Умели когда-то сталь делать!
Над нами возвышалась громада паровозного котла; она казалась
почти живым существом, с серебристой шершавой шкурой. Казалось,
вот-вот покатый бок выгнется, обрисовывая рёбра, и мы услышим
гулкий вдох…
- Узел? – с лёгким напряжением спросила Соня, подойдя к колесу
вплотную.
- Узел, - согласился я.
- Он на месте.
Я тихо, с явным облегчением, выдохнул. Значит, не зря мы
трудились две недели; не зря я ломал голову над таблицами и
графиками, сводил интегралы и вычислял координаты в
пространстве.
- Но с ним что-то… - напарница оборвала фразу, чуть
нахмурившись.
- Что? – снова не выдержал я.
- Не знаю.

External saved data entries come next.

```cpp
void bftsim_destroy(bftsim_t* h) {
    if (!h) return;
    (void)hipSetDevice(h->device);
    free_bufs(h);
    (void)hipFree(h->d_addr); (void)hipFree(h->d_ghash); (void)hipFree(h->d_stats); (void)hipFree(h->d_hist);
    (void)hipFree(h->d_red);
    (void)hipFree(h->d_evict);
    (void)hipFree(h->d_keys);
    if (h->comm) comm_destroy(h->comm);
    if (h->sig) sig_api().destroy(h->sig);
    for (uint32_t i = 0; i < bftsim::RING; ++i) {
        if (h->ring[i].c0) (void)hipEventDestroy(h->ring[i].c0);
        if (h->ring[i].c1) (void)hipEventDestroy(h->ring[i].c1);
        if (h->ring[i].h0) (void)hipEventDestroy(h->ring[i].h0);
        if (h->ring[i].h1) (void)hipEventDestroy(h->ring[i].h1);
        if (h->ring[i].sx) (void)hipEventDestroy(h->ring[i].sx);
    }
    for (uint32_t i = 0; i < bftsim::MAX_SETS; ++i) {
        if (h->sets[i].done) (void)hipEventDestroy(h->sets[i].done);
        h->sets[i].batch_done = nullptr;
        if (h->sets[i].entry) (void)hipEventDestroy(h->sets[i].entry);
        if (h->sets[i].hint) (void)hipHostFree(h->sets[i].hint);
    }
    for (uint32_t i = 0; i < bftsim::BATCH_EVS; ++i)
        if (h->batch_ev[i]) (void)hipEventDestroy(h->batch_ev[i]);
    for (uint32_t i = 0; i < bftsim::MAX_CS; ++i)
        if (h->cs[i]) (void)hipStreamDestroy(h->cs[i]);
    for (uint32_t i = 0; i < bftsim::MAX_HS; ++i)
        if (h->hstr[i]) (void)hipStreamDestroy(h->hstr[i]);
    delete h;
}

static bft::Params make_params(bftsim* h, uint64_t first, uint64_t n);

int bftsim_prepare(bftsim_t* h, uint64_t n) {
    if (!h || n == 0 || n > (1ull << 31)) return fail(h, BFTSIM_EINVAL, "bad instance count");
    HIPCHECK(h, hipSetDevice(h->device));
    trace_drop(h);
    if (n <= h->cap_inst) { h->n_req = n; return BFTSIM_OK; }
    if (h->last_n) if (int rc = sync_all(h)) return rc;
    free_bufs(h);
    HIPCHECK(h, hipMalloc(&h->d_ch, n * 4));
    HIPCHECK(h, hipMalloc(&h->d_flags, n * 4));
    HIPCHECK(h, hipMalloc(&h->d_ticks, n * 4));
    HIPCHECK(h, hipMalloc(&h->d_views, n * 8));
    HIPCHECK(h, hipMalloc(&h->d_rec, n * h->hcap * 16));
    HIPCHECK(h, hipMalloc(&h->d_hash, n * h->hcap * 32));
    HIPCHECK(h, hipMalloc(&h->d_tips, n * 32));
    {
        uint64_t per_block = h->seg > 64 ? 1 : 64 / h->seg;
        uint64_t blocks = (n + per_block - 1) / per_block;
        HIPCHECK(h, hipMalloc(&h->d_rcs, blocks * bft::rcs_words(h->seg, h->rcs_k) * 4));
        if (h->crypto) {
            HIPCHECK(h, hipMalloc(&h->d_mlog, n * (uint64_t)h->mlog_cap * bft::MLOG_WORDS * 4));
            HIPCHECK(h, hipMalloc(&h->d_mlog_n, n * 4));
            HIPCHECK(h, hipMalloc(&h->d_vsnap, n * (uint64_t)h->seg * 8 * 4));
            HIPCHECK(h, hipMalloc(&h->d_votes, n * (uint64_t)h->hcap * 8 * 4));
        }
        if (h->cfg.backlog_mode == BFTSIM_BACKLOG_REPLAY) {
            h->backlog_bytes = blocks * bft::backlog_words(h->seg) * 4;
            HIPCHECK(h, hipMalloc(&h->d_backlog, h->backlog_bytes));
        }
    }
    if (h->seg == 64 && h->cfg.n == 64) {
        HIPCHECK(h, hipMalloc(&h->d_resume, n * 4));
        HIPCHECK(h, hipMalloc(&h->d_resume_q, (n + 2) * 4));
        HIPCHECK(h, hipMalloc(&h->d_save, (uint64_t)bft::SAVE_WORDS * n * 64 * 4));
    }
    h->sets[0].ch = h->d_ch; h->sets[0].flags = h->d_flags; h->sets[0].ticks = h->d_ticks;
    h->sets[0].views = h->d_views; h->sets[0].rec = h->d_rec; h->sets[0].hash = h->d_hash;
    h->sets[0].hist = h->d_hist; h->sets[0].rcs = h->d_rcs; h->sets[0].backlog = h->d_backlog;
    h->sets[0].resume = h->d_resume; h->sets[0].save = h->d_save; h->sets[0].resume_q = h->d_resume_q;
    h->n_sets = 1;
    const char* tst = getenv("BFTSIM_TESTING");
    const bool testing = tst && strcmp(tst, "1") == 0;
    auto knob = [&](const char* name, uint32_t& v, uint32_t lo, uint32_t hi) {
        const char* e = getenv(name);
        if (!testing || !e) return false;
        const uint32_t x = (uint32_t)atoi(e);
        v = x < lo ? lo : x > hi ? hi : x;
        return true;
    };
    auto knob64 = [&](const char* name, uint64_t& v) {
        const char* e = getenv(name);
        if (!testing || !e) return false;
        v = strtoull(e, nullptr, 10);
        return true;
// ... 2030 lines not shown
```

### consensus-rs_amd/csrc/kern_fast.hip

```cpp
#include "bft_hip.h"
#include "bft_fast64.h"

namespace bft {

#ifndef BFT_FAST_WAVES_PER_SIMD
#define BFT_FAST_WAVES_PER_SIMD 4
#endif
#ifndef BFT_FAST_LOSSLESS_WAVES_PER_SIMD
#define BFT_FAST_LOSSLESS_WAVES_PER_SIMD 4
#endif
#ifndef BFT_FAST_SEEDED_WAVES_PER_SIMD
#define BFT_FAST_SEEDED_WAVES_PER_SIMD 4
#endif
template <bool LOSSY, bool SEEDED>
__global__ __launch_bounds__(64, SEEDED ? BFT_FAST_SEEDED_WAVES_PER_SIMD
                                        : LOSSY ? BFT_FAST_WAVES_PER_SIMD : BFT_FAST_LOSSLESS_WAVES_PER_SIMD)
void bft_consensus_fast_kernel(Params p) {
    extern __shared__ uint8_t lds[];
#ifndef BFT_CONSENSUS_PRIO
#define BFT_CONSENSUS_PRIO 2
#endif
    __builtin_amdgcn_s_setprio(BFT_CONSENSUS_PRIO);
    Fast64<WaveHip, LOSSY, SEEDED> sim(p, lds, blockIdx.x);
    sim.run();
// ... 219 lines not shown

#if defined(__HIP_DEVICE_COMPILE__)
#ifndef BFT_LANE_UNROLL
#define BFT_LANE_UNROLL 24
#endif
__device__ inline void keccak_f1600_lane(uint32_t L[25], uint32_t H[25]) {
#pragma unroll BFT_LANE_UNROLL
    for (int rnd = 0; rnd < 24; ++rnd) {
        uint32_t cl[5], ch[5], rl[5], rh[5], bl[25], bh[25];
#pragma unroll
        for (int x = 0; x < 5; ++x) {
            cl[x] = xor3_32(xor3_32(L[x], L[x + 5], L[x + 10]), L[x + 15], L[x + 20]);
            ch[x] = xor3_32(xor3_32(H[x], H[x + 5], H[x + 10]), H[x + 15], H[x + 20]);
        }
#pragma unroll
        for (int x = 0; x < 5; ++x) rotl_halves<1>(cl[(x + 1) % 5], ch[(x + 1) % 5], rl[x], rh[x]);
#define BFT_RHO_L(i, n, j) rotl_halves<n>(xor3_32(L[i], cl[((i) % 5 + 4) % 5], rl[(i) % 5]), \
                                          xor3_32(H[i], ch[((i) % 5 + 4) % 5], rh[(i) % 5]), bl[j], bh[j]);
        BFT_RHO_L(0, 0, 0) BFT_RHO_L(1, 1, 10) BFT_RHO_L(2, 62, 20) BFT_RHO_L(3, 28, 5) BFT_RHO_L(4, 27, 15)
        BFT_RHO_L(5, 36, 16) BFT_RHO_L(6, 44, 1) BFT_RHO_L(7, 6, 11) BFT_RHO_L(8, 55, 21) BFT_RHO_L(9, 20, 6)
        BFT_RHO_L(10, 3, 7) BFT_RHO_L(11, 10, 17) BFT_RHO_L(12, 43, 2) BFT_RHO_L(13, 25, 12) BFT_RHO_L(14, 39, 22)
        BFT_RHO_L(15, 41, 23) BFT_RHO_L(16, 45, 8) BFT_RHO_L(17, 15, 18) BFT_RHO_L(18, 21, 3) BFT_RHO_L(19, 8, 13)
        BFT_RHO_L(20, 18, 14) BFT_RHO_L(21, 2, 24) BFT_RHO_L(22, 61, 9) BFT_RHO_L(23, 56, 19) BFT_RHO_L(24, 14, 4)
#undef BFT_RHO_L
#pragma unroll
        for (int y = 0; y < 5; ++y)
#pragma unroll
            for (int x = 0; x < 5; ++x) {
                L[5 * y + x] = bl[5 * y + x] ^ (~bl[5 * y + (x + 1) % 5] & bl[5 * y + (x + 2) % 5]);
                H[5 * y + x] = bh[5 * y + x] ^ (~bh[5 * y + (x + 1) % 5] & bh[5 * y + (x + 2) % 5]);
            }
        L[0] ^= KECCAK_RC_LO[rnd];
        H[0] ^= KECCAK_RC_HI[rnd];
    }
}
#endif

constexpr uint32_t SFX_LDS_DW = 56;
static_assert(SFX_LDS_DW * 4u >= 213u && SFX_LDS_DW <= SFX_BODY_DW && SFX_LDS_DW % 2u == 0u, "inline suffix column");
#if defined(__HIP_DEVICE_COMPILE__)
template <bool INLINE>
__device__ inline void lane_chain(const Params& p, const ChainSets& cs, uint32_t k, uint32_t il, const PfxSel* ptbl,
                                  uint32_t* sl) {
    const uint32_t n = p.n_instances;
    const uint32_t K = p.sfx_rows, x0 = p.sfx_x0;
    uint32_t x1 = x0 + K - 1u, xs = x0;
    if (p.chain_mode != CHAIN_PREDICTED) {
        const uint32_t ch = cs.ch[k][il];
        x1 = ch < x1 ? ch : x1;
        if (p.chain_mode == CHAIN_REPAIR) {
            const uint32_t b = cs.bad[k][il];
            xs = b > x0 ? b : x0;
        }
    }
    if (x1 < xs) return;
    uint8_t* const hash = cs.hash[k];
    const uint32_t* ph = (const uint32_t*)(xs == 1u ? p.genesis_hash : hash + ((uint64_t)il * p.rows + xs - 1u) * 32);
    uint32_t prev[8];
#pragma unroll
    for (int i = 0; i < 8; ++i) prev[i] = ph[i];
    const char* const sbase = (const char*)cs.sfx[k];
    const uint32_t n4 = 4u * n;
    const uint32_t* const rec = cs.rec[k] + (uint64_t)il * p.rows * 4u;
    const bool predicted = INLINE && p.chain_mode == CHAIN_PREDICTED;
    uint64_t byz = 0;
    if (predicted) {
        byz = byz_mask64<64>(p.seed, cs.first[k] + il, p.byz_count, (uint8_t*)sl);
        cs.bad[k][il] = 0xffffffffu;
    }
    uint32_t* const pred = predicted ? cs.pred[k] + (uint64_t)il * p.heights : nullptr;
    for (uint32_t x = xs; x <= x1; ++x) {
        const uint32_t rowoff = 4u * il + (x - x0) * SFX_DEV_DW * n4;
        uint32_t len_s;
        if constexpr (INLINE) {
            uint32_t prop, var, tick;
            if (p.chain_mode == CHAIN_PREDICTED) {
                const bool ok = spec_block64(p.seed, cs.first[k] + il, x, byz, 0u, prop, var);
                pred[x - 1u] = ok ? SPEC_VALID | prop | (var << 16) : 0u;
                if (!ok) break;
                tick = x - 1u;
            } else {
                const uint4 row = *(const uint4*)(rec + 4u * x);
                prop = row.y & 0xffffu;
                var = (row.y >> 16) & 1u;
                tick = row.z;
            }
            HdrWriter w(sl, 64u);
            header_suffix_fields(w, p.addresses + 20u * prop, p.seed, cs.first[k] + il, x, prop, var,
                                 p.genesis_time + (uint64_t)p.block_period * ((uint64_t)tick + 1ull));
            len_s = 8u * w.wi + w.fill;
            w.store(w.wi++, w.acc | (0x01ull << (8u * w.fill)));
            while (w.wi < SFX_LDS_DW / 2u) w.store(w.wi++, 0);
        } else {
            len_s = *(const uint32_t*)(sbase + rowoff + SFX_DEV_LEN_DW * n4);
        }
        if (len_s == 0u) break;
        uint32_t pw[2 * PFX_WORDS];
        const uint32_t len_p = header_prefix_regs(prev, ptbl, pw);
        const uint32_t c = 72u - len_p, r = c & 3u, nb = splice_blocks(len_p, len_s);
        const int j0 = (int)(c >> 2) - (int)SFX_PAD;
        auto G = [&](uint32_t jj) -> uint32_t {
            if constexpr (INLINE) return sl[64u * jj];
            else return *(const uint32_t*)(sbase + rowoff + __umul24(jj, n4));
        };
        constexpr int BODY = INLINE ? (int)SFX_LDS_DW : (int)SFX_BODY_DW;
        auto S = [&](int j) -> uint32_t {
            const uint32_t v = G((uint32_t)(j < 0 ? 0 : j > BODY - 1 ? BODY - 1 : j));
            return ((j >= 0) & (j < BODY)) ? v : 0u;
        };
        uint32_t L[25], H[25];
#pragma unroll
        for (int i = 0; i < 25; ++i) {
            L[i] = i < (int)PFX_WORDS ? pw[2 * i] : 0u;
            H[i] = i < (int)PFX_WORDS ? pw[2 * i + 1] : 0u;
        }
        for (uint32_t blk = 0; blk < nb; ++blk) {
            uint32_t d[35];
            if (blk == 0u) {
#pragma unroll
                for (int i = 0; i < 17; ++i) d[i] = S(j0 + i);
                if constexpr (INLINE) {
#pragma unroll
                    for (int i = 17; i < 35; ++i) d[i] = G((uint32_t)(j0 + i));
                } else {
                    uint32_t vo = rowoff + __umul24((uint32_t)(j0 + 17), n4);
#pragma unroll
                    for (int i = 17; i < 35; ++i, vo += n4) d[i] = *(const uint32_t*)(sbase + vo);
                }
#pragma unroll
                for (int i = 0; i < 34; ++i) d[i] = align_bytes(d[i + 1], d[i], r);
            } else {
#pragma unroll
                for (int i = 0; i < 35; ++i) d[i] = S(j0 + 34 * (int)blk + i);
#pragma unroll
                for (int i = 0; i < 34; ++i) d[i] = align_bytes(d[i + 1], d[i], r);
            }
#pragma unroll
            for (int i = 0; i < 17; ++i) { L[i] ^= d[2 * i]; H[i] ^= d[2 * i + 1]; }
            if (blk + 1u == nb) H[16] ^= 0x80000000u;
            keccak_f1600_lane(L, H);
        }
        uint32_t* dst = (uint32_t*)(hash + ((uint64_t)il * p.rows + x) * 32);
#pragma unroll
        for (int i = 0; i < 4; ++i) { prev[2 * i] = L[i]; prev[2 * i + 1] = H[i]; }
        *(uint4*)dst = make_uint4(prev[0], prev[1], prev[2], prev[3]);
        *(uint4*)(dst + 4) = make_uint4(prev[4], prev[5], prev[6], prev[7]);
    }
}
#endif
#ifndef BFT_LANE_WAVES_PER_SIMD
#define BFT_LANE_WAVES_PER_SIMD 4
#endif
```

Вроде бы всё на месте… но словно бы цвет другой.
Понимаешь?
Вместо ответа я растеряно пожал плечами.
И в этот момент прямо перед своим лицом увидел сноп искр! Звук
выстрела дошёл до создания чуть позже – пару мгновений спустя.
Я молча потянул Соню на себя, прикрывая своим телом. На
рефлексах бросился на рельсы, под защиту колеса. И тут – снова
выстрел. Опять рядом рикошет с брызгами оранжевой окалины! В паре
сантиметров от моего плеча.
Потом снова стало тихо. Мы сидели возле колеса. Соню трясло –
это вообще не очень хорошо, выбиваться из режима выслеживания
эмоциональным потрясением.
- Ты как? – спросил я, стараясь унять дыхание.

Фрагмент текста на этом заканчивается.